Stored items:
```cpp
struct Profiler {
    bool on = false;
    std::vector<std::pair<hipEvent_t, hipEvent_t>> pending;
    std::vector<hipEvent_t> spare;
    double ms = 0.0;
    long long launches = 0;
    int begin(hipStream_t s, hipEvent_t* e0);
    int end(hipStream_t s, hipEvent_t e0);
    int collect();
    void release();
};

constexpr int kSets = 3;
constexpr int kSlots = 4;

struct IcpCtx;
void icp_ctx_free(IcpCtx* c);

struct Base {
    int device = 0;
    hipStream_t stream = nullptr;
    Vol vol{};
    Pool pool{};
    long long n_bricks = 0;
    int batch = kMaxBatch;
    int set_batch(int want);
    int defer_frames = 8;
    int dma_grain = 2;
    bool rgb_direct = true;
    int texel_mode = -1;
    bool texel_now = false;
    static constexpr long long kTexelMinBricksDense = 3ll << 14, kTexelMinBricksHash = 3ll << 15;
    bool texel_for(int dk, long long owned_bricks, long long min_bricks) const {
        if (dk != TSDF_DEPTH_U16_MM) return false;
        if (!(vol.trunc < TSDF_TEXEL_MAX_TRUNC)) return false;
        return texel_mode >= 0 ? texel_mode != 0 : owned_bricks >= min_bricks;
    }
    bool defer_mm = true;
    int mm_backoff = 0;
    static constexpr int kMmBackoff = 4;
    const char* call_color_end = nullptr;
    float* pyr = nullptr;
    unsigned* rgbx = nullptr;
    int pyr_H = 0, pyr_W = 0;
    ListEntry* list = nullptr;
    unsigned int* count = nullptr;
    float* pyr_set[kSets] = {};
    unsigned* rgbx_set[kSets] = {};
    ListEntry* list_set[kSets] = {};
    unsigned int* count_set[kSets] = {};
    unsigned short* dmask_set[kSets] = {};
    int n_sets = 1;
    int n_cu = 256;
    PyrLayout lay{};
    unsigned long long* stats = nullptr;
    double* rcp = nullptr;
    long long frames = 0;
    Profiler prof;
    hipStream_t cstream = nullptr;
    hipEvent_t ev_copied[kSlots] = {};
    hipEvent_t ev_free[kSlots] = {};
    void* st_depth[kSlots] = {};
    void* st_color[kSlots] = {};
    size_t st_depth_bytes = 0, st_color_bytes = 0;
    unsigned short* dmask = nullptr;
    size_t dmask_px = 0;
    void* hst_depth[kSlots] = {};
    void* hst_color[kSlots] = {};

    struct Deferred {
        int n = 0, H = 0, W = 0, dk = 0, ck = 0, slot = -1;
        int dk_in = 0;
        int copied = 0;
        double K[9];
        double T[16 * kMaxBatch];
        double ow[kMaxBatch];
    } dfr;
    int defer_next = 0;
    int prestaged = -1;
    int pre_copied = 0;
    bool defer_same(int dk, int ck, int H, int W, const double* K) const;
    int defer_push(const void* depth, int dk, const void* color, int ck, int H, int W,
                   const double* K, const double* T, double ow);
    static constexpr int kDeferFlush = 1;
    int stage_alloc(size_t dbytes, size_t cbytes);
    bool stage_fits(int dk, int ck, int H, int W) const {
        return st_depth_bytes >= frame_bytes_depth(dk, H, W) * batch &&
               st_color_bytes >= frame_bytes_color(ck, H, W) * batch;
// ... 111 lines not shown
```

union-thesis-slam_amd/csrc/tsdf_pixel.h:

```cpp
#ifndef TSDF_PIXEL_H
#define TSDF_PIXEL_H
#include <limits.h>
#include <math.h>
#include <string.h>

static inline double frame_margin(int W, int H, double cx, double cy) {
    const double span = (double)(W > H ? W : H) + fmax(fabs(cx), fabs(cy));
    return fmax(1e-4, 1e-7 * span);
}

static inline void fold_rows(const double* T, double fx, double fy, const double wmax[3], double out[2]) {
    for (int r = 0; r < 2; ++r) {
        const double* t = T + 4 * r;
        out[r] = (r == 0 ? fx : fy) *
                 (fabs(t[0]) * wmax[0] + fabs(t[1]) * wmax[1] + fabs(t[2]) * wmax[2] + fabs(t[3]));
    }
}

static inline double fold_bound(const double* T, double fx, double fy, const double wmax[3], double margin) {
    double b[2];
    fold_rows(T, fx, fy, wmax, b);
    return 4.0 * (8.0 * 0x1p-53 * fmax(b[0], b[1])) / margin;
}

// ... 2 lines not shown
typedef struct {
    double Cx, Cy;
    unsigned mm;
    unsigned whm1;
    unsigned wmul;
    int zmin_hi;
    int mx, my;
    double zmin;
} PixelFixed;

static inline int pixel_axis(double c, double margin, double* C) {
    const double C0 = (c + 0.5) + TSDF_PIXEL_BIAS;
    const double err = fabs(((C0 - TSDF_PIXEL_BIAS) - 0.5) - c);
    double m = ceil((margin + 0x1p-17 + err) * 65536.0);
    while (m * 0x1p-16 - 0x1p-17 - err < margin) m += 1.0;
    *C = C0 + m * 0x1p-16;
    return m < 32768.0 ? (int)m : -1;
}

static inline PixelFixed pixel_fixed(const double* T, double fx, double fy, double cx, double cy, int W,
                                     int H, const double wmax[3]) {
    PixelFixed p;
    memset(&p, 0, sizeof p);
    p.zmin_hi = INT_MAX;
    p.zmin = INFINITY;
    int finite = isfinite(fx) && isfinite(fy) && isfinite(cx) && isfinite(cy);
    for (int r = 0; r < 12; ++r) finite = finite && isfinite(T[r]);
    for (int j = 0; j < 4; ++j) finite = finite && isfinite(T[j] * fx) && isfinite(T[4 + j] * fy);
    if (!finite || W < 1 || H < 1 || W > 16384 || H > 16384) return p;
    const double margin = frame_margin(W, H, cx, cy);
    double b[2];
    fold_rows(T, fx, fy, wmax, b);
    const double denx = 65536.0 - (double)W - fabs(cx) - 2.0, deny = 65536.0 - (double)H - fabs(cy) - 2.0;
    if (!(denx >= 1.0) || !(deny >= 1.0)) return p;
    const double zmin = fmax(fold_bound(T, fx, fy, wmax, margin), fmax(b[0] / denx, b[1] / deny));
    double Cx, Cy;
    const int mx = pixel_axis(cx, margin, &Cx), my = pixel_axis(cy, margin, &Cy);
    if (mx < 0 || my < 0 || !isfinite(zmin) || !(zmin < 1e300)) return p;
    long long bits;
    memcpy(&bits, &zmin, sizeof bits);
    p.zmin_hi = (int)(bits >> 32) + 1;
    p.zmin = zmin;
    p.Cx = Cx;
    p.Cy = Cy;
    p.mx = mx;
    p.my = my;
    p.mm = ((unsigned)(2 * my) << 16) | (unsigned)(2 * mx);
    p.whm1 = ((unsigned)(H - 1) << 16) | (unsigned)(W - 1);
    p.wmul = ((unsigned)W << 16) | 1u;
    return p;
}

#define TSDF_TEXEL_INVALID 0x80000000u
#define TSDF_TEXEL_MAX_TRUNC 1.0e6
static inline double texel_depth_m(int raw) {
    const double m = (double)raw;
    return fma(m, 0.001, m * -2.0858186326137145e-20);
}

#endif
```

Measured before the change: 26890.

## Encode texel depth as f64 high-word key to skip free-space voxels early

Texel depth words now store the high 32 bits of (depth + trunc) plus a bias instead of raw millimetres. Projection compares each voxel's camera z high word against this key with integer compares, so out-of-band voxels are classified without decoding depth. When no voxel in the wave lies near the surface, it skips the f64 distance computation and uses a constant distance of 1. Depth is reconstructed from the key only when needed. This adds range limits on trunc and relies on conservative high-word bounds, which risks misclassifying edge cases.

```diff
diff --git a/union-thesis-slam_amd/csrc/tsdf_common.hip b/union-thesis-slam_amd/csrc/tsdf_common.hip
--- a/union-thesis-slam_amd/csrc/tsdf_common.hip
+++ b/union-thesis-slam_amd/csrc/tsdf_common.hip
@@ -480,6 +480,9 @@
             fr->wmul = pf.wmul;
             fr->zmin_hi = pf.zmin_hi;
         }
+        fr->kt = vol.trunc;
+        fr->c2 = tex ? depth_key_c2(vol.trunc) : 0.0;
+        fr->t1000 = 1000.0 * vol.trunc;
         fr->ow = ow ? ow[first + i] : ow_default;
         fr->ow32 = (float)fr->ow;
         fr->H = H;
diff --git a/union-thesis-slam_amd/csrc/tsdf_device.h b/union-thesis-slam_amd/csrc/tsdf_device.h
--- a/union-thesis-slam_amd/csrc/tsdf_device.h
+++ b/union-thesis-slam_amd/csrc/tsdf_device.h
@@ -45,6 +45,7 @@
     double Cx, Cy;
     unsigned mm, whm1, wmul;
     int zmin_hi;
+    double kt, c2, t1000;
     float ow32;
     int H, W;
     const void* depth;
@@ -171,7 +172,8 @@
 __device__ unsigned long long fcmp64_mask(double a, double b, int pred) __asm("llvm.amdgcn.fcmp.i64.f64");
 __device__ unsigned long long fcmp32_mask(float a, float b, int pred) __asm("llvm.amdgcn.fcmp.i64.f32");
 __device__ unsigned long long icmp32_mask(unsigned a, unsigned b, int pred) __asm("llvm.amdgcn.icmp.i64.i32");
-constexpr int kCmpOGT = 2, kCmpOGE = 3, kCmpOLT = 4, kCmpUNE = 14, kCmpEQ = 32, kCmpNE = 33, kCmpULT = 36, kCmpSGT = 38;
+constexpr int kCmpOGT = 2, kCmpOGE = 3, kCmpOLT = 4, kCmpUNE = 14, kCmpEQ = 32, kCmpNE = 33, kCmpULT = 36, kCmpSGT = 38, kCmpSGE = 39,
+              kCmpSLE = 41;
 __device__ inline bool lane_in(unsigned long long m) { return __builtin_amdgcn_inverse_ballot_w64(m); }
 __device__ inline void sel_in_place(float& x, float y, unsigned long long m) {
     asm("v_cndmask_b32 %0, %0, %1, %2" : "+v"(x) : "v"(y), "s"(m));
@@ -397,7 +399,7 @@
 template <int DK>
 __device__ inline double depth_m(const FrameBufs& fb, unsigned p, unsigned raw) {
     if (DK != 1) {
-        const double m = DK == 2 ? (double)(int)raw : (double)raw;
+        const double m = (double)raw;
         return fma(m, 0.001, m * -2.0858186326137145e-20);
     }
     return buf_ld_f64(fb.depth, (int)p, 0, 0, 0);
@@ -455,7 +457,7 @@
 #endif
 
 template <int DK, int CK, int NZ>
-__device__ __forceinline__ void project_part(double trunc, const Frame& fr, double px, double py,
+__device__ __forceinline__ bool project_part(double trunc, const Frame& fr, double px, double py,
                                              const double* pzs, double pz_l, int zoff, unsigned long long colm,
                                              int nz, unsigned (&cpx)[NZ], double (&diff)[NZ],
                                              unsigned long long (&okm)[NZ]) {
@@ -515,6 +517,7 @@
         }
     }
     const FrameBufs fb = frame_bufs<DK, CK>(fr);
+    const double c2 = DK == 2 ? fr.c2 : 0.0;
     unsigned draw[NZ];
 #pragma unroll
     for (int k = 0; k < NZ; ++k) {
@@ -528,15 +531,33 @@
         }
     }
     __builtin_amdgcn_sched_barrier(0);
+    if constexpr (DK == 2) {
+        unsigned long long geom = 0;
+#pragma unroll
+        for (int k = 0; k < NZ; ++k) {
+            okm[k] = cand[k] & icmp32_mask((unsigned)(__double_as_longlong(zc[k]) >> 32), draw[k], kCmpSLE);
+            geom |= okm[k] & icmp32_mask((unsigned)(__double_as_longlong(zc[k] + c2) >> 32), draw[k], kCmpSGE);
+        }
+        if (geom == 0) return false;
+        const double t1000 = fr.t1000;
+#pragma unroll
+        for (int k = 0; k < NZ; ++k) {
+            diff[k] = depth_key_depth(draw[k], t1000) - zc[k];
+            okm[k] = cand[k] & fcmp64_mask(diff[k], -trunc, kCmpOGE);
+            __builtin_amdgcn_sched_barrier(0);
+        }
+        return true;
+    }
     double dep[NZ];
 #pragma unroll
     for (int k = 0; k < NZ; ++k) dep[k] = depth_m<DK>(fb, pix[k], draw[k]);
 #pragma unroll
     for (int k = 0; k < NZ; ++k) {
         diff[k] = dep[k] - zc[k];
-        const unsigned long long dpos = DK == 2 ? ~0ull : DK == 0 ? icmp32_mask(draw[k], 0u, kCmpNE) : fcmp64_mask(dep[k], 0.0, kCmpOGT);
+        const unsigned long long dpos = DK == 0 ? icmp32_mask(draw[k], 0u, kCmpNE) : fcmp64_mask(dep[k], 0.0, kCmpOGT);
         okm[k] = cand[k] & dpos & fcmp64_mask(diff[k], -trunc, kCmpOGE);
     }
+    return true;
 }
 
 __device__ inline double dist_of(double trunc, double rtrunc, double diff) {
@@ -630,7 +651,7 @@
         unsigned cpx[NZ];
         double diff[NZ];
         unsigned long long okv[NZ];
-        project_part<DK, CK, NZ>(trunc, fr, px, py, pzs, pz_l, zoff, colm, nz, cpx, diff, okv);
+        const bool has_diff = project_part<DK, CK, NZ>(trunc, fr, px, py, pzs, pz_l, zoff, colm, nz, cpx, diff, okv);
         unsigned long long need[kH];
 #pragma unroll
         for (int h = 0; h < kH; ++h) need[h] = okv[4 * h] | okv[4 * h + 1] | okv[4 * h + 2] | okv[4 * h + 3];
@@ -719,14 +740,14 @@
         if (!fast_c) TSDF_DDIAG(5);
         if (fast_c) {
             const __amdgpu_buffer_rsrc_t rt = __builtin_amdgcn_make_buffer_rsrc((void*)rcp_hbm, 0, kRcpBig * 8, kBufDword3);
-            unsigned long long busy = 0;
+            unsigned long long busy = DK == 2 && has_diff ? ~0ull : 0ull;
 #pragma unroll
             for (int k = 0; k < NZ; ++k)
-                busy |= okv[k] & (fcmp64_mask(diff[k], trunc, kCmpOLT) | fcmp32_mask(ts[k], 1.0f, kCmpUNE));
+                busy |= okv[k] & ((DK == 2 ? 0ull : fcmp64_mask(diff[k], trunc, kCmpOLT)) | fcmp32_mask(ts[k], 1.0f, kCmpUNE));
             const bool free_space = busy == 0;
             if (free_space) TSDF_DDIAG(4);
-            const auto pairs = [&](auto free_tag) {
-            constexpr bool kFree = decltype(free_tag)::value;
+            const auto pairs = [&](auto free_tag, auto dist1_tag) {
+            constexpr bool kFree = decltype(free_tag)::value, kDist1 = decltype(dist1_tag)::value;
 #pragma unroll
             for (int k = 0; k < NZ; k += 2) {
                 const f2 w2 = {ws[k], ws[k + 1]};
@@ -748,7 +769,7 @@
                 } else {
 #pragma unroll
                     for (int j = 0; j < 2; ++j) {
-                        const double num = (double)(w2[j] * ts[k + j]) + dist_of(trunc, rtrunc, diff[k + j]);
+                        const double num = (double)(w2[j] * ts[k + j]) + (kDist1 ? 1.0 : dist_of(trunc, rtrunc, diff[k + j]));
                         const float q = (float)div_rn(num, (double)wn2[j], y[j]);
                         sel_in_place(ts[k + j], q, okv[k + j]);
                         r2[j] = (float)y[j];
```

- [Exercise goal]:
Among the lines above, find those holding "value" and copy each one.

- [Response below]:
-            constexpr bool kFree = decltype(free_tag)::value;
+            constexpr bool kFree = decltype(free_tag)::value, kDist1 = decltype(dist1_tag)::value;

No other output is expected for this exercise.